'Tell those douchebags at coinbase to bite you.' — March 11, 2018
March 11, 2018. Coinbase had activated SegWit on user withdrawals less than three weeks earlier, ending the multi-month pressure campaign Hunt had helped lead. The community had won. But the resentment hadn't fully dissolved — and on a Vegas wall, somebody had stuck a sticker. Hunt photographed it.
The tweet contains four pieces of original Hunt content: "What the hell?", "#vegas", "#bitcoin", and a photograph. Everything else is the sticker. The quoted text on the sticker — "Tell those douchebags at coinbase to bite you." — is doing the editorial work that Hunt would have had to do himself if the sticker hadn't existed.
The post-SegWit context
By March 2018, the Coinbase grievance had a specific shape. Throughout 2017, Coinbase had been the largest U.S. on-ramp into Bitcoin and the most-cited example of an exchange dragging its feet on SegWit adoption. The Hunt-led ATTENTION campaign in December 2017 had named the problem publicly. Coinbase activated SegWit on withdrawals on February 23, 2018 — implicitly acknowledging that the public pressure had been the difference.
The activation should have been a community win. It was, technically. But Coinbase did not apologize for the delay, didn't issue a retrospective statement explaining the slow timeline, and didn't credit the community pressure as the catalyst. The pattern from Coinbase, then and later, was to ship product changes without explanatory accountability. The community read that as condescending. By March, the grievance had moved from "Coinbase isn't shipping" to "Coinbase shipped but won't admit why."
That's the layer the Vegas sticker captured. "Bite you" is post-resolution anger. The fight is technically over. The bad blood is not.
The format's signature
The tweet is the cleanest example in the @MadBitcoins archive of editorial work done entirely through camera placement. Hunt's contribution is zero original argument. The argument is the sticker. The framing is the photograph. The Vegas location is the hashtag. Every editorial decision is delegated to a found object on a wall, and the tweet's force comes from Hunt knowing which wall to photograph.
This is the breakout-era cultural-bridge format scaled up. The 2016 OneCoin/Ethereum tweet had used two photos and a label. The 2017 Venezuela tweet had used a CNBC headline and three words. The Vegas douchebags tweet uses a sticker and an exclamation. Each iteration delegates more editorial work to the photographic subject. By 2018, Hunt had refined the form to the point where his original copy could be three words long and the tweet still functioned as commentary.
The 559/129 numbers
The engagement put this tweet in the Curio + WCN era's top tier — second only to the Venezuela "world has changed" tweet (714/350). The fav-heavy ratio is the signature of community-endorsement content: people were liking the catharsis without necessarily wanting to amplify the f-bomb-adjacent sticker to their own followers.

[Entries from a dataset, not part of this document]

@@ -282,6 +370,30 @@
           st_s1 += dlt; st_s2 = fmaf(dlt, dlt, st_s2); st_n += f ? 1.f : 0.f;
         }
       }
+      if (EPI == 3) {
+#pragma unroll
+        for (int r = 0; r < 16; ++r) {
+          const float zz = nzv[EPI == 3 ? r : 0];
+          const float gy = __builtin_fmaf(zz, n_sc, n_sh) > 0.f ? acc[r] : acc[r] * p.ep.slope;
+          const float gf = ((fresh >> r) & 1u) ? gy : 0.f;
+          s_dy += gf; s_dx = fmaf(gf, zz - n_mu, s_dx);
+        }
+      }
+    }
+  }
+
+  if (EPI == 3) {
+    asm volatile("s_waitcnt vmcnt(0)" ::: "memory");
+    __syncthreads();
+    double* part = reinterpret_cast<double*>(ring);
+    part[(wave * 2 + h) * 64 + li] = (double)s_dy;
+    part[(wave * 2 + h) * 64 + 32 + li] = (double)s_dx;
+    __syncthreads();
+    if (threadIdx.x < 64) {
+      double s = 0.0;
+#pragma unroll
+      for (int q = 0; q < 8; ++q) s += part[q * 64 + threadIdx.x];
+      p.n_partial[(long)blockIdx.x * 64 + threadIdx.x] = s;
     }
   }
 
@@ -428,3 +540,46 @@
   AS_CHECK_LAUNCH("as_agg3d_fwd");
   return AS_OK;
 }
+
+#define AGG_BWD_MAX_PARTS 1024
+static bool agg3d_bwd_fused_applicable(const as_pcl* g) {
+  return agg3d_applicable(g) && agg_strips(g) == 1 && agg3d_units(g) <= AGG_BWD_MAX_PARTS;
+}
+extern "C" int as_agg3d_bwd_fused_ok(const as_pcl* g) { return agg3d_bwd_fused_applicable(g) ? 1 : 0; }
+extern "C" int as_agg3d_bwd_fused_parts(const as_pcl* g) { return agg3d_bwd_fused_applicable(g) ? agg3d_units(g) : 0; }
+
+extern "C" int as_agg3d_bwd_fused(const float* g_a, const float* z, const as_pcl* g, const float* packed_w_t,
+                                  const float* scale, const float* shift, const float* mean, const float* coef, float slope,
+                                  float* g_z, float* g_x, const float* next_z, const float* next_scale,
+                                  const float* next_shift, const float* next_mean, float* next_workspace, void* stream) {
+  AS_CHECK_ARG(agg3d_bwd_fused_applicable(g), "as_agg3d_bwd_fused: geometry not supported (as_agg3d_bwd_fused_ok() == 0)");
+  AS_CHECK_ARG(g_a && z && packed_w_t && scale && shift && mean && coef && g_z && g_x, "as_agg3d_bwd_fused: null pointer");
+  const bool sums = next_workspace != nullptr;
+  AS_CHECK_ARG(!sums || (next_z && next_scale && next_shift && next_mean),
+               "as_agg3d_bwd_fused: the lower layer's sums need its z, scale, shift and mean");
+  AS_CHECK_ARG(!sums || ((uintptr_t)next_workspace & 7) == 0, "as_agg3d_bwd_fused: next_workspace must be 8-byte aligned");
+  const int64_t bytes = (int64_t)g->B * (g->D + 2) * (g->H + 2) * (g->W + 2) * 128;
+  const AsRange r[] = {{g_a, bytes}, {z, bytes}, {next_z, bytes}, {g_z, bytes}, {g_x, bytes},
+                       {next_workspace, (int64_t)agg3d_units(g) * 64 * 8}};
+  AS_CHECK_ARG(as_disjoint(r, 3, 6), "as_agg3d_bwd_fused: g_z, g_x and next_workspace must not overlap an input or each other");
+  Agg3dArgs a;
+  a.x = g_a; a.wq = packed_w_t; a.in_scale = scale; a.in_shift = shift; a.a_out = g_z;
+  a.in_bn = BnMergeDev();
+  a.ep.bias = nullptr; a.ep.z = g_x; a.ep.ep_scale = nullptr; a.ep.ep_shift = nullptr; a.ep.residual = nullptr;
+  a.ep.stat_mean = nullptr; a.ep.stat_m2 = nullptr; a.ep.stat_cnt = nullptr;
+  a.ep.epilogue = 2; a.ep.slope = slope;
+  a.bz = z; a.b_mean = mean; a.b_coef = coef;
+  a.nz = next_z; a.n_scale = next_scale; a.n_shift = next_shift; a.n_mean = next_mean;
+  a.n_partial = reinterpret_cast<double*>(next_workspace);
+  a.g = as_make_dev(g);
+  agg_fill_plan(g, a);
+  const int lds_bytes = 4 * a.slot_bytes + 4096;
+  hipStream_t st = (hipStream_t)stream;
+  const double flops = 2.0 * (double)g->B * g->D * g->H * g->W * 1024.0 * 27.0;
+  as_prof_mark(AS_PROF_AGG3D_BWD, st, 1, 0.0);
+  const int e = sums ? agg_launch_s<3, 3, false>(a, lds_bytes, st) : agg_launch_s<3, 2, false>(a, lds_bytes, st);
+  if (e) return e;
+  as_prof_mark(AS_PROF_AGG3D_BWD, st, 0, flops);
+  AS_CHECK_LAUNCH("as_agg3d_bwd_fused");
+  return AS_OK;
+}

The 129 retweets are still substantial — well outside @MadBitcoins' core audience.
The tweet became, in retrospect, one of the era's most-cited examples of how Hunt could let other people do the editorial work and still take credit for the framing. The sticker writer is anonymous and unrecoverable. Hunt is the camera. The audience reads the tweet as a Hunt commentary even though Hunt didn't write the commentary. That's the move. That's the form.
It's also a tweet that aged in a particular way. Coinbase, by 2024-2026, had become a publicly-traded company (COIN, NYSE), a major U.S. crypto policy lobbyist, and the most established exchange in the country. The "douchebags at coinbase" tweet remains in the archive as a reminder that the company's path to legitimacy ran through a community that, at various points, was not impressed.